Il suffit de se rendre à la chapelle (Haute-Saône) pour s'en rendre compte, les touristes présents sont surtout là grâce au bouche à oreille, parce qu'ils sont de passage dans la région ou encore parce qu'ils sont amateurs d'architecture. Sur la trentaine de visiteurs croisés, seul Philippe, venu de l'Essonne, avoue être là grâce à l'inscription de la chapelle de Le Corbusier au patrimoine mondial de l'Unesco : "J'étais venu en déplacement professionnel dans la région et on m'avait parlé de la chapelle et de l'Unesco et j'avoue que si je suis revenu avec ma femme c'est parce que il y avait l'Unesco et Le Corbusier bien sûr". 

7% d'augmentation de fréquentation

Les chiffres le confirment : depuis l'inscription il y a deux ans, la chapelle Notre Dame du haut a enregistré 7% d'augmentation de sa fréquentation. Bien loin des 20 à 30% en moyenne de retombées pour les sites classés. Dans les commerces de la ville aussi les retombées se font attendre. Dans le restaurant qui se trouve sur la nationale, en bas de la chapelle, on n'a pas vu vraiment de différence. Même chose à l’hôtel-restaurant Le Rhien, sur les hauteurs de Ronchamp, la patronne, Laurette, est un peu déçue: "Il y a un peu plus d'étrangers mais c'est vrai qu'ils ne restent pas longtemps. Il n'y a pas les retombées qu'on aurait pu imaginer". 

Tout cela prend du temps

Mais pour Benoit Cornu, premier adjoint et président des sites le Corbusier, il n'y a rien d'anormal : "Nous avons gagné en terme de visibilité et quand même les visiteurs sont de plus en plus internationaux c'est déjà un signe. Après, tout cela prend du temps. _Il y a encore des aménagements à faire,  notamment en centre-ville_, dont nous parlons d'ailleurs au sein du comité de pilotage régulièrement. Et puis l’inscription n'est pas un label touristique. C'est une reconnaissance du travail de Le Corbusier, quelque chose de presque philosophique donc c'est normal que ça prenne du temps avant de ressentir les effets". Benoît Cornu se refuse d'ailleurs à tout objectif chiffré. 
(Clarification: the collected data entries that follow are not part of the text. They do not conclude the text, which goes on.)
+  const size_t out_base = (size_t)c.b * a.c_out * a.t_out;
+  const int row0 = c.m0 + c.wave_m * (WM * 32) + c.r, col0 = c.q0 + c.wave_n * (WN * 32) + 4 * c.h;
+  const bool full = c.m0 + MT <= a.m && c.q0 + NT <= a.nq;
+  if (!a.wide_out)
+    split_epilogue<TILE, TM, TN, false, false>(a, acc, row0, col0, out_base);
+  else if (full)
+    split_epilogue<TILE, TM, TN, true, true>(a, acc, row0, col0, out_base);
+  else
+    split_epilogue<TILE, TM, TN, true, false>(a, acc, row0, col0, out_base);
+}
+
+struct WindowFamily {
+  template <int TILE, int WM, int WN, int WAVES_M>
+  struct K {
+    static constexpr auto fn = conv1d_split_window_mfma_kernel<TILE, WM, WN, WAVES_M>;
+  };
+};
+
 template <bool VEC, bool STREAMED>
 struct Family {
   template <int TILE, int WM, int WN, int WAVES_M>
@@ -351,22 +457,62 @@
   return g.taps >= kStreamedMinTaps && g.cin_chunks >= kStreamedMinChunks ? kStepStreamed : kStepResident;
 }
 
+constexpr int kWindowPlanDecides = 0, kWindowStaged = 1, kWindowPrefetched = 2;
+constexpr size_t kLdsPerCu = 160 * 1024, kWindowLdsShare = kLdsPerCu / 3;
+constexpr int kWindowMaxTaps = 0;
+static size_t split_window_lds(const MfmaConvPlan& p) { return p.lds + split_raw_bytes(p.plane / kConvRow); }
+static bool split_window_covers(const MfmaConvPlan& p) { return p.vec && split_window_lds(p) <= kLdsPerCu; }
+static int split_window_form(const MfmaConvGeom& g, const MfmaConvPlan& p) {
+  if (!split_window_covers(p) || split_step_form(g) == kStepStreamed) return kWindowStaged;
+  return g.taps <= kWindowMaxTaps && g.cin_chunks >= 2 && split_window_lds(p) <= kWindowLdsShare ? kWindowPrefetched
+                                                                                                   : kWindowStaged;
+}
+
 static int split_forward(const pwg_conv1d_desc* d, const float* x, const void* w_packed, const float* bias,
                          const float* add1, const float* add2, float* y, int mfma_shape, int tile_mode, int step_form,
-                         hipStream_t stream) {
+                         int window_form, hipStream_t stream) {
   MfmaConvGeom g;
   int rc = split_geometry(d, &g);
   if (rc != PWG_OK) return rc;
   PWG_REQUIRE(step_form >= kStepPlanDecides && step_form <= kStepStreamed, PWG_ERR_BAD_SHAPE,
               "conv1d_split: step_form = %d (0 = the plan decides, 1 = resident, 2 = streamed)", step_form);
+  PWG_REQUIRE(window_form >= kWindowPlanDecides && window_form <= kWindowPrefetched, PWG_ERR_BAD_SHAPE,
+              "conv1d_split: window_form = %d (0 = the plan decides, 1 = staged, 2 = prefetched)", window_form);
   rc = mfma_conv_check_forward("conv1d_split", d, x, w_packed, y, mfma_shape, tile_mode);
   if (rc != PWG_OK) return rc;
   const MfmaConvPlan p = mfma_conv_plan(d, g, PARTS, tile_mode, x, add1, add2);
   PWG_REQUIRE(step_form != kStepStreamed || split_image_addressable(image_elems(g)), PWG_ERR_UNSUPPORTED,
               "conv1d_split: weight image too large for the streamed step");
-  const bool streamed = (step_form == kStepPlanDecides ? split_step_form(g) : step_form) == kStepStreamed;
+  PWG_REQUIRE(window_form != kWindowPrefetched || step_form != kStepStreamed, PWG_ERR_UNSUPPORTED,
+              "conv1d_split: the prefetched window (window_form = 2) has no streamed step (step_form = 2)");
+  PWG_REQUIRE(window_form != kWindowPrefetched || p.vec, PWG_ERR_UNSUPPORTED,
+              "conv1d_split: the prefetched window (window_form = 2) needs 16-B staging: t_in %% 4 == 0, x 16-B aligned, "
+              "a window of at most %d columns", 2 * p.nt);
+  PWG_REQUIRE(window_form != kWindowPrefetched || split_window_covers(p), PWG_ERR_UNSUPPORTED,
+              "conv1d_split: the prefetched window (window_form = 2) needs %zu B of LDS (> %zu)", split_window_lds(p),
+              kLdsPerCu);
+  const bool prefetched = window_form == kWindowPrefetched ||
+                          (window_form == kWindowPlanDecides && step_form == kStepPlanDecides &&
+                           split_window_form(g, p) == kWindowPrefetched);
+  const bool streamed = !prefetched && (step_form == kStepPlanDecides ? split_step_form(g) : step_form) == kStepStreamed;
   SplitArgs a;
   split_fill_args(&a, d, g, p, x, w_packed, bias, add1, add2, y);
+  if (prefetched) {
+    const size_t lds = split_window_lds(p);
+    void (*kern)(SplitArgs) = mfma_shape == 32 ? mfma_conv_tile_kernel<WindowFamily::K, 32, SplitArgs>(p)
+                                               : mfma_conv_tile_kernel<WindowFamily::K, 16, SplitArgs>(p);
+    if (lds > kConvMaxLds && !lds_limit_is_set(reinterpret_cast<const void*>(kern), lds)) {
+      hipError_t e = hipFuncSetAttribute(reinterpret_cast<const void*>(kern), hipFuncAttributeMaxDynamicSharedMemorySize,
+                                         (int)lds);
+      PWG_REQUIRE(e == hipSuccess, PWG_ERR_LAUNCH, "conv1d_split: cannot raise LDS limit to %zu: %s", lds,
+                  hipGetErrorString(e));
+    }
+    maybe_poison_lds(stream);
+    ProfScope prof(stream, "conv1d_split_mfma_kernel", p.flops, p.bytes);
+    hipLaunchKernelGGL(kern, p.grid, dim3(256), lds, stream, a);
+    PWG_CHECK_LAUNCH("conv1d_split");
+    return PWG_OK;
+  }
   maybe_poison_lds(stream);
   ProfScope prof(stream, "conv1d_split_mfma_kernel", p.flops, p.bytes);
   if (p.vec) {
@@ -633,19 +779,36 @@
                                         size_t workspace_floats, void* stream) {
   (void)workspace;
   (void)workspace_floats;
-  return split_forward(d, x, w_packed, bias, add1, add2, y, kDefaultMfmaShape, 0, kStepPlanDecides, (hipStream_t)stream);
+  return split_forward(d, x, w_packed, bias, add1, add2, y, kDefaultMfmaShape, 0, kStepPlanDecides, kWindowPlanDecides,
+                       (hipStream_t)stream);
 }
 
 extern "C" int pwg_conv1d_split_forward_cfg(const pwg_conv1d_desc* d, const float* x, const void* w_packed,
                                             const float* bias, const float* add1, const float* add2, float* y,
                                             int32_t mfma_shape, int32_t tile_mode, void* stream) {
-  return split_forward(d, x, w_packed, bias, add1, add2, y, mfma_shape, tile_mode, kStepPlanDecides, (hipStream_t)stream);
+  return split_forward(d, x, w_packed, bias, add1, add2, y, mfma_shape, tile_mode, kStepPlanDecides, kWindowPlanDecides,
+                       (hipStream_t)stream);
 }
 
 extern "C" int pwg_conv1d_split_forward_step(const pwg_conv1d_desc* d, const float* x, const void* w_packed,
                                              const float* bias, const float* add1, const float* add2, float* y,
                                              int32_t mfma_shape, int32_t tile_mode, int32_t step_form, void* stream) {
-  return split_forward(d, x, w_packed, bias, add1, add2, y, mfma_shape, tile_mode, step_form, (hipStream_t)stream);
+  return split_forward(d, x, w_packed, bias, add1, add2, y, mfma_shape, tile_mode, step_form, kWindowPlanDecides,
+                       (hipStream_t)stream);
+}
+
+extern "C" int pwg_conv1d_split_forward_window(const pwg_conv1d_desc* d, const float* x, const void* w_packed,
+                                               const float* bias, const float* add1, const float* add2, float* y,
+                                               int32_t mfma_shape, int32_t tile_mode, int32_t step_form,
+                                               int32_t window_form, void* stream) {
+  return split_forward(d, x, w_packed, bias, add1, add2, y, mfma_shape, tile_mode, step_form, window_form,
+                       (hipStream_t)stream);
+}
+
+extern "C" int pwg_conv1d_split_window_form(const pwg_conv1d_desc* d) {
+  MfmaConvGeom g;
+  if (split_geometry(d, &g) != PWG_OK) return 0;
+  return split_window_form(g, mfma_conv_plan(d, g, PARTS, 0, nullptr, nullptr, nullptr));
 }
 
 extern "C" int pwg_conv1d_split_step_form(const pwg_conv1d_desc* d) {
diff --git a/parallelwavegan_amd/layers/conv.py b/parallelwavegan_amd/layers/conv.py
--- a/parallelwavegan_amd/layers/conv.py
+++ b/parallelwavegan_amd/layers/conv.py
@@ -187,8 +187,9 @@
         return self._packed(ops.pack_weight_split, lambda pw: pw.split())
 
     def _split_route(self, desc, needs_grad=False):
-        return split_admitted(desc.c_in, desc.c_out, desc.kernel, desc.batch * desc.t_out, needs_grad,
-                              self.split_exact, self.split_admit_all) and ops.conv1d_split_supported(desc)
+        cls = (desc.c_in, desc.c_out, desc.kernel, desc.batch * desc.t_out, needs_grad, self.split_exact,
+               self.split_admit_all)
+        return (split_admitted(*cls) or split_fewtap_admitted(*cls)) and ops.conv1d_split_supported(desc)
 
     def packed_weight_split_transposed(self):
         return self._packed(ops.pack_weight_split_transposed, lambda pw: pw.split_transposed())
@@ -321,6 +322,22 @@
     return min_cols is not None and cols >= min_cols
 
 
+SPLIT_FEWTAP_MIN_COLS = 6400
+SPLIT_FEWTAP_ADMITTED = {
+    (128, 128, 3): 6400,
+    (256, 256, 3): 6400,
+}
+
+
+def split_fewtap_admitted(c_in, c_out, kernel, cols, needs_grad, enabled=True, admit_all=False):
+    if needs_grad or not enabled:
+        return False
+    if admit_all:
+        return True
+    min_cols = SPLIT_FEWTAP_ADMITTED.get((c_in, c_out, kernel))
+    return min_cols is not None and cols >= max(min_cols, SPLIT_FEWTAP_MIN_COLS)
+
+
 UPSAMPLE_SPLIT_MIN_COLS = 800
 UPSAMPLE_SPLIT_ADMITTED = {
     (512, 256, 8): 102400,
@@ -344,6 +361,7 @@
     (64, 3, True): ("unit", 20480),
     (64, 7, True): ("pair", 20480),
     (64, 11, True): ("pair", 20480),
+    (32, 3, True): ("unit", 51200),
     (32, 7, True): ("unit", 25600),
     (32, 11, True): ("unit", 25600),
 }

Pour exemple, dans le reste de la région, les sites classés ont eu chacun des résultats différents après leur inscription. A la saline de Salins les Bains dans le Jura, on est passé de 44 000 visiteurs à 75 000 visiteurs deux ans seulement après son inscription en 2009. Alors qu'à Besançon il n'y a pas eu d’effet notable sur la fréquentation après le classement de la citadelle en 2008.